Brand Cross-Compatibility
8/9/10-speed: Shimano, SRAM, and KMC chains are fully interchangeable. 11-speed: Shimano and SRAM chains work on either system. 12-speed: Shimano and SRAM are NOT cross-compatible — different roller widths. Campagnolo chains work best with Campagnolo drivetrains at all speed counts. KMC makes chains for all systems and is often the best value.
Connecting Methods
Quick links (Shimano calls them "quick link", SRAM "PowerLock", KMC "Missing Link") snap together without tools and make removal easy.
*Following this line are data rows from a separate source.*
long long sp_bytes_per_pixel(const moe_net& n)
{
    long long per = 128;
    if (n.arch == MOE_ARCH_SEDN) per = 512;
    if (n.arch == MOE_ARCH_LITE) {
        for (int st = 0; st + 1 < n.stages; ++st) per *= 4;
    }
    if (n.arch == MOE_ARCH_NET2X || n.arch == MOE_ARCH_NET3X || n.arch == MOE_ARCH_NET4X) {
        long long rr = 1;
        for (int st = 0; st < n.stages; ++st) {
            rr *= (long long)n.r * n.r;
            per = std::max(per, st == n.stages - 1 ? 36 * rr : 128 * rr);
        }
    }
    return per;
}

static int run_forward(const moe_net& n, Fwd& f, const FwdIO& io)
{
    const int B = f.B, h = f.h, w = f.w;
    const long long P = (long long)B * h * w;
    f.io = io;
    if (f.x3) {
        f.acc32_elems = acc32_need(n, B, h, w);
        f.acc32 = (float*)f.ar.take(f.acc32_elems * 4);
        f.side16 = (half_t*)f.ar.take(f.acc32_elems * 2 + 4096);
    } else if (f.mixed) {
        f.side16 = (half_t*)f.ar.take((size_t)P * 64 * 2 + 4096);
        bool steep = false;
        for (int i = 1; i <= exact_blocks_of(n); ++i) steep = steep || n.convs[n.conv_index.at("c1_" + std::to_string(i))].slope > 1.f;
        if (steep) { f.acc32_elems = (size_t)P * 64; f.acc32 = (float*)f.ar.take(f.acc32_elems * 4); }
    }
    int rc = MOE_OK;
    switch (n.arch) {
        case MOE_ARCH_SEDN: rc = forward_sedn(n, f); break;
        case MOE_ARCH_LITE: rc = forward_lite(n, f); break;
        default: rc = forward_arsb(n, f);
    }
    return rc ? rc : f.rc;
}

static Fwd make_fwd(const moe_net& n, const FwdCtx& ctx, NetRuntime* rt, hipStream_t s, int B, int h, int w, Arena ar)
{
    Fwd f{n, ctx, rt, s, B, h, w, ar, ctx.groups, n.precision == MOE_PREC_FP16X3, n.precision == MOE_PREC_DEBUG_DIRECT};
    f.mixed = n.precision == MOE_PREC_MIXED;
    return f;
}

static size_t workspace_need(const moe_net& n, const FwdCtx& ctx, int B, int h, int w)
{
    Fwd f = make_fwd(n, ctx, nullptr, nullptr, B, h, w, Arena{});
    run_forward(n, f, FwdIO{});
    return f.ar.off + 4096;
}

static bool plan_matches(const Fwd& f, size_t planned)
{
    if (f.ar.overflow) return false;
    return f.skips_planned_work ? f.ar.off <= planned : f.ar.off == planned;
}

static int forward_dev_chunk(moe_net& n, const FwdIO& io, int B, int h, int w, hipStream_t s, bool y_off_mult8, const FwdCtx& ctx);

static void build_lite_lut_on_device(moe_net& n, hipStream_t s, const FwdCtx& ctx)
{
    const int r = n.scale;
    std::vector<unsigned short> pat(65536);
    for (int i = 0; i < 65536; ++i) pat[(size_t)i] = (unsigned short)i;
    half_t* in = nullptr;
    float* scratch = nullptr;
    int rc = MOE_ENOMEM;
    if (hipMalloc((void**)&in, 65536 * 2) == hipSuccess && hipMalloc((void**)&n.lut, (size_t)65536 * r * r * 4) == hipSuccess && hipMalloc((void**)&scratch, (size_t)65536 * r * r * 4) == hipSuccess &&
        hipMemcpyAsync(in, pat.data(), 65536 * 2, hipMemcpyHostToDevice, s) == hipSuccess && hipStreamSynchronize(s) == hipSuccess) {
        FwdCtx capture = ctx;
        capture.lut_capture = n.lut;
        rc = forward_dev_chunk(n, FwdIO{in, MOE_F16, 65536, 256, 1, nullptr, scratch, MOE_F32, nullptr}, 1, 256, 256, s, true, capture);
        (void)hipStreamSynchronize(s);
    }
    if (in) (void)hipFree(in);
    if (scratch) (void)hipFree(scratch);
    if (rc != MOE_OK) { (void)hipGetLastError(); drop_lut(n); }
    n.lut_state = rc == MOE_OK ? 1 : -1;
}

Shimano connecting pins are pressed in — reliable but single-use. Most riders prefer quick links for convenience.
Coatings & Durability
Standard nickel-plated chains last 2,000-3,000 miles with proper lubrication. Premium coatings — Shimano SIL-TEC, SRAM Hard Chrome, KMC Diamond — reduce friction and extend life by 20-30%. Ceramic-coated aftermarket chains (CeramicSpeed UFO) are for marginal gains chasers: 1-2W savings at race pace.
Maintenance
Check chain wear every 500 miles with a chain checker. Replace at 0.5% stretch on 12-speed, 0.75% on 11-speed, 1.0% on 8-10 speed. A £15 chain replaced on time saves a £60 cassette. Clean and lube regularly — dry lube for summer, wet lube for winter, wax for the obsessive.